Task input:
struct GnFwdAlt { const float* x; const float* gamma; const float* beta; float* y; float* stats; };
__global__ __launch_bounds__(256) void gn_relu_fwd_kernel(const float* __restrict__ x, const float* __restrict__ gamma,
                                                          const float* __restrict__ beta, float* __restrict__ y,
                                                          float* __restrict__ stats, int C, int T, int G,
                                                          float eps, int relu, GnLevels L, GnFwdAlt alt,
                                                          int64_t y_bs, int64_t y_cs) {
    if (blockIdx.y) { x = alt.x; gamma = alt.gamma; beta = alt.beta; y = alt.y; stats = alt.stats; }
    extern __shared__ __attribute__((aligned(16))) char smem[];
    float* buf = reinterpret_cast<float*>(smem);
    float* red = buf + (size_t)(C / G) * T;
    float* gam = red + 8;
    const int tid = threadIdx.x;
    const int b = blockIdx.x / G, g = blockIdx.x % G;
    const int cpg = C / G;
    float* bet = gam + cpg;
    const int64_t base = ((int64_t)b * C + (int64_t)g * cpg) * T;
    const int64_t ybase = (int64_t)b * y_bs + (int64_t)g * cpg * y_cs;
    const int n = cpg * T;
    float gv = 0.f, bv = 0.f;
    if (tid < cpg) { gv = gamma[g * cpg + tid]; bv = beta[g * cpg + tid]; }
    stage_map(buf, x + base, n, tid);
    if (tid < cpg) { gam[tid] = gv; bet[tid] = bv; }
    __syncthreads();
    if (L.nlev == 1) {
        const int cnt = n;
        float s = 0.f;
        for (int i = tid; i < cnt; i += 256) s += buf[i];
        const float mean = block_sum(s, red, tid) / (float)cnt;
        float q = 0.f;
        for (int i = tid; i < cnt; i += 256) { const float d = buf[i] - mean; q += d * d; }
        const float var = block_sum(q, red, tid) / (float)cnt;
        const float rstd = 1.0f / sqrtf(var + eps);
        if (tid == 0) {
            stats[((int64_t)b * G + g) * 2 + 0] = mean;
            stats[((int64_t)b * G + g) * 2 + 1] = rstd;
        }
        for_level(tid, 256, cpg, T, [&](int c, int t) {
            float v = (buf[c * T + t] - mean) * rstd * gam[c] + bet[c];
            if (relu) v = fmaxf(v, 0.f);
            y[ybase + (int64_t)c * y_cs + t] = v;
        });
        return;
    }
    const int wave = tid >> 6, lane = tid & 63;
#pragma unroll 1
    for (int l = wave; l < L.nlev; l += 4) {
        const int lo = L.lev[l], len = L.lev[l + 1] - lo;
        const int cnt = cpg * len;
        float s = 0.f;
        for_level(lane, 64, cpg, len, [&](int c, int t) { s += buf[c * T + lo + t]; });
        const float mean = __shfl(wave_sum(s), 0, 64) / (float)cnt;
        float q = 0.f;
        for_level(lane, 64, cpg, len, [&](int c, int t) { const float d = buf[c * T + lo + t] - mean; q += d * d; });
        const float var = __shfl(wave_sum(q), 0, 64) / (float)cnt;
        const float rstd = 1.0f / sqrtf(var + eps);
        if (lane == 0) {
            stats[(((int64_t)b * G + g) * L.nlev + l) * 2 + 0] = mean;
            stats[(((int64_t)b * G + g) * L.nlev + l) * 2 + 1] = rstd;
        }
        for_level(lane, 64, cpg, len, [&](int c, int t) {
            float v = (buf[c * T + lo + t] - mean) * rstd * gam[c] + bet[c];
            if (relu) v = fmaxf(v, 0.f);
            y[ybase + (int64_t)c * y_cs + lo + t] = v;
        });
    }
}

struct GnBwdAlt { const float* dy; const float* x; const float* gamma; const float* beta; const float* stats; float* dx; float* partial; int64_t dy_bs; };
struct GnTerms { int n; int Tn[3]; const float* p[3]; int64_t bs[3]; int64_t cs[3]; };
__global__ __launch_bounds__(256) void gn_relu_bwd_kernel(const float* __restrict__ dy, const float* __restrict__ x,
                                                          const float* __restrict__ gamma, const float* __restrict__ beta,
                                                          const float* __restrict__ stats, float* __restrict__ dx,
                                                          float* __restrict__ partial, int C, int T, int G, int relu,
                                                          GnLevels L, int64_t dy_bs, int keep_dx, GnBwdAlt alt, GnTerms terms) {
    if (blockIdx.y) { dy = alt.dy; x = alt.x; gamma = alt.gamma; beta = alt.beta; stats = alt.stats; dx = alt.dx; partial = alt.partial; dy_bs = alt.dy_bs; }
    extern __shared__ __attribute__((aligned(16))) char smem[];
    const int cpg = C / G;
    float* xb = reinterpret_cast<float*>(smem);
    float* gb = xb + (size_t)cpg * T;
    float* dxl = gb + (size_t)cpg * T;
    float* red = dxl + (keep_dx ? (size_t)cpg * T : 0);
    float* gam = red + 8;
    float* bet = gam + cpg;
    const int tid = threadIdx.x;
    const int b = blockIdx.x / G, g = blockIdx.x % G;
    const int64_t base = ((int64_t)b * C + (int64_t)g * cpg) * T;
    const int n = cpg * T;
    float gv = 0.f, bv = 0.f;
    if (tid < cpg) { gv = gamma[g * cpg + tid]; bv = beta[g * cpg + tid]; }
    const int64_t dbase = (int64_t)b * dy_bs + (int64_t)g * cpg * T;
    const bool solo = L.nlev == 1;
    const int wv = tid >> 6, ln = tid & 63;
    const int first = solo ? tid : ln, stride = solo ? 256 : 64;
    constexpr int GN_LPW = 2;
    float2 st_pre[GN_LPW];
#pragma unroll
    for (int k = 0; k < GN_LPW; ++k) {
        const int l = (solo ? 0 : wv) + k * (solo ? 1 : 4);
        st_pre[k] = make_float2(0.f, 0.f);
        if (l < L.nlev) {
            st_pre[k].x = stats[(((int64_t)b * G + g) * L.nlev + l) * 2 + 0];
            st_pre[k].y = stats[(((int64_t)b * G + g) * L.nlev + l) * 2 + 1];
        }
    }
// ... 51 lines not shown
            const float xh = (xb[p] - mean) * rstd;
            float d = gb[p];
            if (relu && !(xh * ga + bet[c] > 0.f)) d = 0.f;
            xb[p] = xh;
            gb[p] = d;
            const float dg = d * ga;
            s1 += dg;
            s2 += dg * xh;
        });
        float m1, m2;
        if (solo) {
            m1 = block_sum(s1, red, tid) / (float)cnt;
            m2 = block_sum(s2, red, tid) / (float)cnt;
        } else {
            m1 = __shfl(wave_sum(s1), 0, 64) / (float)cnt;
            m2 = __shfl(wave_sum(s2), 0, 64) / (float)cnt;
        }
        for_level(first, stride, cpg, len, [&](int c, int t) {
            const int p = c * T + lo + t;
            const float v = rstd * (gb[p] * gam[c] - m1 - xb[p] * m2);
            dx[base + (int64_t)c * T + lo + t] = v;
            if (keep_dx) dxl[p] = v;
        });
    }
    __syncthreads();
    const int wave = tid >> 6, lane = tid & 63;
    for (int c = wave; c < cpg; c += 4) {
        const int ch = g * cpg + c;
        float a0 = 0.f, a1 = 0.f, a2 = 0.f;
        if (keep_dx) {
            for (int t = lane; t < T; t += 64) {
                const float d = gb[c * T + t], xh = xb[c * T + t];
                a0 += d * xh;
                a1 += d;
                a2 += dxl[c * T + t];
            }
        } else {
            for (int t = lane; t < T; t += 64) {
                const float d = gb[c * T + t], xh = xb[c * T + t];
                a0 += d * xh;
                a1 += d;
                a2 += dx[base + (int64_t)c * T + t];
            }
        }
        a0 = wave_sum(a0); a1 = wave_sum(a1); a2 = wave_sum(a2);
        if (lane == 0) {
            float* p = partial + (int64_t)b * 3 * C + ch;
            p[0] = a0; p[C] = a1; p[2 * C] = a2;
        }
    }
}

constexpr size_t LDS_MAX = 160 * 1024;
template <typename K> int allow_large_lds(K kernel, size_t lds, bool& done) {
    if (lds <= 64 * 1024 || done) return 0;
    if (hipFuncSetAttribute(reinterpret_cast<const void*>(kernel), hipFuncAttributeMaxDynamicSharedMemorySize,
                            (int)LDS_MAX) != hipSuccess) { (void)hipGetLastError(); return OTAL_E_UNSUPPORTED; }
    done = true;
    return 0;
}

int fill_levels(GnLevels& L, int T, int nlev, const int* lev) {
    if (nlev <= 1 || !lev) { L.nlev = 1; L.lev[0] = 0; for (int i = 1; i <= OTAL_MAX_LEVELS; ++i) L.lev[i] = T; return 0; }
    if (nlev > OTAL_MAX_LEVELS || lev[0] != 0 || lev[nlev] != T) return OTAL_E_LEVELS;
    L.nlev = nlev;
    for (int i = 0; i <= OTAL_MAX_LEVELS; ++i) L.lev[i] = lev[i <= nlev ? i : nlev];
    for (int i = 0; i < nlev; ++i) if (L.lev[i + 1] <= L.lev[i]) return OTAL_E_LEVELS;
    return 0;
}

}

extern "C" int otal_gn_relu_fwd(const float* x, const float* gamma, const float* beta, float* y, float* stats,
                                int B, int C, int T, int G, float eps, int relu, int nlev, const int* lev,
                                void* stream) {
    g_layer_kernel = "";
    if (!x || !gamma || !beta || !y || !stats) return OTAL_E_NULL;
    if (B <= 0 || C <= 0 || T <= 0 || G <= 0 || C % G) return OTAL_E_SHAPE;
    GnLevels L;
    if (int e = fill_levels(L, T, nlev, lev)) return e;
    const size_t lds = (size_t)(C / G) * T * 4 + 64 + (size_t)(C / G) * 8;
    if (lds > LDS_MAX) return OTAL_E_UNSUPPORTED;
    static bool large_ok = false;
    if (int e = allow_large_lds(gn_relu_fwd_kernel, lds, large_ok)) return e;
    hipLaunchKernelGGL(gn_relu_fwd_kernel, dim3(B * G), dim3(256), lds, (hipStream_t)stream,
                       x, gamma, beta, y, stats, C, T, G, eps, relu, L, GnFwdAlt{}, (int64_t)C * T, (int64_t)T);
    return otal_layer_launched("gn_relu_fwd<single>");
}

extern "C" int otal_gn_relu_fwd_to(const float* x, const float* gamma, const float* beta, float* y, int64_t y_bs, int64_t y_cs,
                                   float* stats, int B, int C, int T, int G, float eps, int relu, int nlev, const int* lev,
                                   void* stream) {
    g_layer_kernel = "";
    if (!x || !gamma || !beta || !y || !stats) return OTAL_E_NULL;
    if (B <= 0 || C <= 0 || T <= 0 || G <= 0 || C % G || y_cs < T || y_bs < 0) return OTAL_E_SHAPE;
    GnLevels L;
    if (int e = fill_levels(L, T, nlev, lev)) return e;
    const size_t lds = (size_t)(C / G) * T * 4 + 64 + (size_t)(C / G) * 8;
    if (lds > LDS_MAX) return OTAL_E_UNSUPPORTED;
    static bool large_ok = false;
    if (int e = allow_large_lds(gn_relu_fwd_kernel, lds, large_ok)) return e;
    hipLaunchKernelGGL(gn_relu_fwd_kernel, dim3(B * G), dim3(256), lds, (hipStream_t)stream,
                       x, gamma, beta, y, stats, C, T, G, eps, relu, L, GnFwdAlt{}, y_bs, y_cs);
    return otal_layer_launched("gn_relu_fwd<single>");
}

extern "C" int otal_gn_relu_fwd_pair(const float* const* x, const float* const* gamma, const float* const* beta, float* const* y,
                                     float* const* stats, int B, int C, int T, int G, float eps, int relu, int nlev,
                                     const int* lev, void* stream) {
    g_layer_kernel = "";
    if (!x || !gamma || !beta || !y || !stats) return OTAL_E_NULL;
    for (int i = 0; i < 2; ++i) if (!x[i] || !gamma[i] || !beta[i] || !y[i] || !stats[i]) return OTAL_E_NULL;
    if (B <= 0 || C <= 0 || T <= 0 || G <= 0 || C % G) return OTAL_E_SHAPE;
    GnLevels L;
    if (int e = fill_levels(L, T, nlev, lev)) return e;
    const size_t lds = (size_t)(C / G) * T * 4 + 64 + (size_t)(C / G) * 8;
    if (lds > 64 * 1024) return OTAL_E_UNSUPPORTED;
    const GnFwdAlt alt = {x[1], gamma[1], beta[1], y[1], stats[1]};
    hipLaunchKernelGGL(gn_relu_fwd_kernel, dim3(B * G, 2), dim3(256), lds, (hipStream_t)stream,
                       x[0], gamma[0], beta[0], y[0], stats[0], C, T, G, eps, relu, L, alt, (int64_t)C * T, (int64_t)T);
    return otal_layer_launched("gn_relu_fwd<pair>");
}

extern "C" int otal_gn_relu_fwd_pair_to(const float* const* x, const float* const* gamma, const float* const* beta,
                                        float* const* y, int64_t y_bs, int64_t y_cs, float* const* stats, int B, int C, int T,
                                        int G, float eps, int relu, int nlev, const int* lev, void* stream) {
    g_layer_kernel = "";
    if (!x || !gamma || !beta || !y || !stats) return OTAL_E_NULL;
    for (int i = 0; i < 2; ++i) if (!x[i] || !gamma[i] || !beta[i] || !y[i] || !stats[i]) return OTAL_E_NULL;
    if (B <= 0 || C <= 0 || T <= 0 || G <= 0 || C % G || y_cs < T || y_bs < 0) return OTAL_E_SHAPE;
    GnLevels L;
    if (int e = fill_levels(L, T, nlev, lev)) return e;
    const size_t lds = (size_t)(C / G) * T * 4 + 64 + (size_t)(C / G) * 8;
    if (lds > 64 * 1024) return OTAL_E_UNSUPPORTED;
    const GnFwdAlt alt = {x[1], gamma[1], beta[1], y[1], stats[1]};
    hipLaunchKernelGGL(gn_relu_fwd_kernel, dim3(B * G, 2), dim3(256), lds, (hipStream_t)stream,
                       x[0], gamma[0], beta[0], y[0], stats[0], C, T, G, eps, relu, L, alt, y_bs, y_cs);
    return otal_layer_launched("gn_relu_fwd<pair>");
}

extern "C" int otal_gn_relu_bwd(const float* dy, int64_t dy_batch_stride, const float* x, const float* gamma, const float* beta,
                                const float* stats, float* dx, float* partial, int B, int C, int T, int G,
                                int relu, int nlev, const int* lev, void* stream) {
    g_layer_kernel = "";
    if (!dy || !x || !gamma || !beta || !stats || !dx || !partial) return OTAL_E_NULL;
    if (B <= 0 || C <= 0 || T <= 0 || G <= 0 || C % G) return OTAL_E_SHAPE;
    if (dy_batch_stride == 0) dy_batch_stride = (int64_t)C * T;
    if (dy_batch_stride < (int64_t)C * T) return OTAL_E_SHAPE;
    GnLevels L;
    if (int e = fill_levels(L, T, nlev, lev)) return e;
    size_t lds = (size_t)(C / G) * T * 12 + 64 + (size_t)(C / G) * 8;
    const int keep_dx = lds <= LDS_MAX;
    if (!keep_dx) lds -= (size_t)(C / G) * T * 4;
    if (lds > LDS_MAX) return OTAL_E_UNSUPPORTED;
    static bool large_ok = false;
    if (int e = allow_large_lds(gn_relu_bwd_kernel, lds, large_ok)) return e;
    hipLaunchKernelGGL(gn_relu_bwd_kernel, dim3(B * G), dim3(256), lds, (hipStream_t)stream,
                       dy, x, gamma, beta, stats, dx, partial, C, T, G, relu, L, dy_batch_stride, keep_dx, GnBwdAlt{}, GnTerms{});
    return otal_layer_launched(keep_dx ? "gn_relu_bwd<single,keep_dx,terms=0>" : "gn_relu_bwd<single,no_keep_dx,terms=0>");
}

Task description: Select the lines from the entries that include the word "ybase".

Answer to this problem:
    const int64_t ybase = (int64_t)b * y_bs + (int64_t)g * cpg * y_cs;
            y[ybase + (int64_t)c * y_cs + t] = v;
            y[ybase + (int64_t)c * y_cs + lo + t] = v;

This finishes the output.